In the CC population (WCG n=113, IG n=106), for the primary endpoint, a significantly greater reduction in depressive symptoms was observed in the IG, as measured by the BDI-II, compared to the control group (F1;216=5.51, P=.020, η_p_²=0.03; see Table 3). This result was confirmed by the PHQ-9, which also showed a significant group difference in the difference score between T0 and T2 (F1;215=9.88), P=.002, η_p_²=0.04; see Table 3). For the RSES, a significant improvement in self-esteem was observed in the IG compared to the WCG from T0 to T2 (F1;213=4.13, P=.043, η_p_²=0.02; see Table 3). However, for the WHOQOL-BREF, no significant difference was found (F1;215=0.55, P=.458, η_p_²=0.00; see Table 3).
The improvement in depressive symptoms was already evident at the interim survey (6 wk after the initial survey). A significant difference in favor of the intervention group was also observed in the BDI-II (F_1;201=_8.71, P=.004, η_p_²=0.04). However, this was not confirmed in the PHQ-9 (F1;201=2.82, P=.095, η_p_²=0.01).
In the PP sample (WCG n=118, IG n=86), a significantly greater reduction in depressive symptoms was observed in the primary outcome in the IG, measured by the BDI-II, compared to the WCG (F1;193=9.90, P=.002, η_p_²=0.05; see Table 3). This result was confirmed by the secondary endpoint parameter, measured by the PHQ-9 (F1;192=15.20, P<.001, η_p_²=0.07; see Table 3). For the RSES, there was a significant improvement in self-esteem in the IG compared to the WCG from T0 to T2 (F1;193=7.16, P=.008, η_p_²=0.04; see Table 3). No significant group differences were observed for the WHOQOL-BREF scores (F1;192=0.66, P=.418, η_p_²=0.00; see Table 3).
Negative Effects
In the postsurvey, the PANEPS-I assessed unintended positive and negative effects of the intervention. All IG participants with complete postsurveys were included in these analyses.
The frequencies of agreement per item for the positive and negative effects are shown in Tables45, respectively.
Over 60% (38/63) of the participants reported that their willingness to engage in conventional face-to-face therapy was increased due to the program. More than half reported increased confidence in their own abilities and responsibility for themselves.
At least one side effect was reported by 22.0% (22/100) of the participants (range 0‐5). Agreement with one or more items on the malpractice subscale gave 68.0% (66/97, range 0‐8), and one or more unethical procedure items were reported by 29.1% (29/97, range 0‐2). The most frequently reported negative effect was related to fear of incorrect implementation or understanding of the content and subsequent (subjective) deterioration (14/93, 15.1%). Regarding malpractice, 48.9% (46/94) said the program put too much time or performance pressure on the user and 41.7% (35/84) felt the program did not address personal problems sufficiently. An unethical procedure was reported by 24.7% (22/89) who felt pressured to do things they did not want to do.
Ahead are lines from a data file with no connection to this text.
# jolibrain/joliGEN

Hardware: AMD Instinct MI355X
Metric: train images/sec at 256x256 (DDPM UNet step) (higher is better)
Workload: dtype bf16; 1 GPU; palette_model DDPM, efficient UNet unet_mha ngf64 mults[1,2,4,8] res_blocks[2,2,2,2] mid-attn 16x32, 256x256, batch 32/GPU, inpainting synthetic masks, AdamW+EMA, iter_size 1 (example_ddpm_noglasses2glasses.json + SURVEY Appendix C overrides); global_batch=32, per_gpu_batch=32, image_size=256, efficient=True, parallelism=dp1, n_ranks_seen=1

## Files before the change

joligen_amd/_lib.py:

```python
from __future__ import annotations

import ctypes as C
import os
import re
import subprocess

_HERE = os.path.dirname(os.path.abspath(__file__))
CSRC = os.path.join(_HERE, "csrc")
LIB_PATH = os.path.join(CSRC, "libjg355.so")
HEADER = os.path.join(os.path.dirname(_HERE), "include", "jg355.h")
SOURCES = ["attention.hip", "gemm_nt.hip", "conv_halo.hip", "conv_kxk.hip", "reflect_border.hip", "conv_p64.hip", "conv1x1.hip", "gemm_tn.hip", "wgrad_halo.hip", "wgrad_sw.hip", "wgrad_kxk.hip", "nce.hip", "segformer.hip", "vit.hip", "projected_d.hip", "effnet.hip", "norm.hip", "gn_fused.hip", "elementwise.hip", "d_aug.hip", "context.hip", "d_diffusion.hip", "dropout.hip", "sem_cls.hip", "resize_aa.hip", "optim.hip", "capi.hip"]
HIPCC_FLAGS = ["--offload-arch=gfx950", "-O3", "-std=c++17", "-fPIC", "-shared", "-munsafe-fp-atomics", "-fno-slp-vectorize"]

FILE_FLAGS = {}

c_i32, c_i64, c_f32, c_p = C.c_int32, C.c_int64, C.c_float, C.c_void_p

_SCALARS = {"int": c_i32, "int32_t": c_i32, "int64_t": c_i64, "uint32_t": C.c_uint32, "uint64_t": C.c_uint64, "float": c_f32, "jg_stream_t": c_p}


def _ctype(decl: str, structs: dict, where: str):
    tok = re.findall(r"\w+|\*", decl)
    if len(tok) > 1 and tok[-1] != "*":
        tok = tok[:-1]
    if not tok or re.sub(r"[\w\s*]", "", decl):
        raise TypeError(f"jg355.h: cannot parse `{decl.strip()}` in `{where}`")
    if "*" not in tok:
        if len(tok) == 1 and tok[0] in _SCALARS:
            return _SCALARS[tok[0]]
        raise TypeError(f"jg355.h: type `{' '.join(tok)}` of `{decl.strip()}` in `{where}` is outside the ABI's type map")
    if tok == ["const", "char", "*"]:
        return C.c_char_p
    if len(tok) == 3 and tok[0] == "const" and tok[1] in structs and tok[2] == "*":
        return C.POINTER(structs[tok[1]])
    return c_p


def parse_header(text: str):
    text = re.sub(r"/\*.*?\*/", " ", text, flags=re.S)
    consts, structs, sigs, restypes = {}, {}, {}, {}
    for name, val in re.findall(r"^[ \t]*#[ \t]*define[ \t]+(JG_\w+)[ \t]+(-?\d+)[ \t]*$", text, flags=re.M):
        consts[name] = int(val)
    text = re.sub(r"^[ \t]*#.*$", " ", text, flags=re.M)
    text = re.sub(r'extern\s+"C"\s*\{(.*)\}', r"\1", text, flags=re.S)
    text = re.sub(r"typedef\s+void\s*\*\s*jg_stream_t\s*;", " ", text)

    def enum(m):
        for item in m.group(1).split(","):
            im = re.fullmatch(r"\s*(JG_\w+)\s*=\s*(-?\d+)\s*", item)
            if not im:
                raise TypeError(f"jg355.h: enumerator `{item.strip()}` needs the form JG_X = n")
            consts[im.group(1)] = int(im.group(2))
        return " "

    def struct(m):
        fields = []
        for decl in filter(str.strip, m.group(1).split(";")):
            first, *more = decl.split(",")
            ct = _ctype(first, structs, m.group(2))
            if ct not in _SCALARS.values() and more:
                raise TypeError(f"jg355.h: one pointer per declaration, `{decl.strip()}` in `{m.group(2)}`")
            fields += [(re.findall(r"\w+", d)[-1], ct) for d in [first] + more]
        structs[m.group(2)] = type(m.group(2), (C.Structure,), {"_fields_": fields})
        return " "

    def proto(m):
        ret, name, params = m.group(1), m.group(2), m.group(3)
        restypes[name] = _ctype(ret + " " + name, structs, name)
        sigs[name] = [] if params.strip() == "void" else [_ctype(p, structs, name) for p in params.split(",")]
        return " "

    text = re.sub(r"enum\s*\{([^}]*)\}\s*;", enum, text)
    text = re.sub(r"typedef\s+struct\s*\w*\s*\{([^}]*)\}\s*(\w+)\s*;", struct, text)
    text = re.sub(r"([\w\s*]+?)\b(jg_\w+)\s*\(([^()]*)\)\s*;", proto, text)
    if text.strip():
        raise TypeError(f"jg355.h: not understood: `{' '.join(text.split())[:200]}`")
    return consts, structs, sigs, restypes


with open(HEADER) as _f:
    CONSTANTS, STRUCTS, SIGNATURES, RESTYPES = parse_header(_f.read())
globals().update(CONSTANTS)
ConvArgs, WgradArgs = STRUCTS["jg_conv_args"], STRUCTS["jg_wgrad_args"]
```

Because of the significant age difference between completers and dropouts in this study, an exploratory analysis of age differences for the most frequently reported items of the PANEPS-I of each negative effect subscale was conducted using an independent t-test. For item 24 (“The online program took too much time and/or put too much performance pressure on me”) on the subscale, significantly younger participants (mean age 39.28, SD 11.47) reported this effect compared to those who did not agree with this item (mean age 47.65, SD 11.17; t94=3.63, P<.001). No significant difference in age was found for MP item 13 (“I’m afraid that I didn’t correctly implement certain exercises or understand the content and that, as a result, my condition has worsened”) on the side effects subscale (t93=−0.80, P=.429). There was a trend for younger age when agreeing (mean age 39.27, SD 13.00 vs mean age 44.93, SD 11.52) for item 25 (“I felt pressured by the online program to do things I didn’t really want to do”), but no significance was found (P=.055).
Moderation Analyses
Moderation analyses were computed using the data from both the PP sample and the ITT sample, when applicable. The negative effects of the intervention (combined for the subscales of side effects, malpractice, and unethical procedure) had no significant moderating effect for the decrease in symptom severity in intervention users (PP, P=.184). Furthermore, treatment expectation did not significantly moderate the treatment effect in either the ITT sample (P=.489) or the PP sample (P=.773), and patient satisfaction did not significantly moderate the decrease in symptom severity in intervention users (PP, P=.896). Severity category according to the PHQ-9 did not demonstrate any significant interaction with the reduction in symptom burden (ITT: P=.984; PP: P=.967). In addition, for the ITT sample, experience with psychotherapy (dichotomized) independent of current treatment situation was evaluated as a moderator, but no interaction effect was found (P=.694). Effects of the moderation analyses are displayed in Table 6.
Discussion
Principal Findings
Meta-analyses affirm the effectiveness of internet-based interventions for depression for alleviating symptoms and report advantages such as cost-effectiveness relative to CAU. However, not all users benefit, and negative effects can occur. Adverse events and side effects are largely neglected in research, which means that such costs for patients are scarcely considered. The aim of this two-arm randomized controlled trial was to investigate the effectiveness in terms of medical benefits of the internet-based program Novego Depression in adults with a depressive disorder and to assess negative effects occurring in users of the intervention.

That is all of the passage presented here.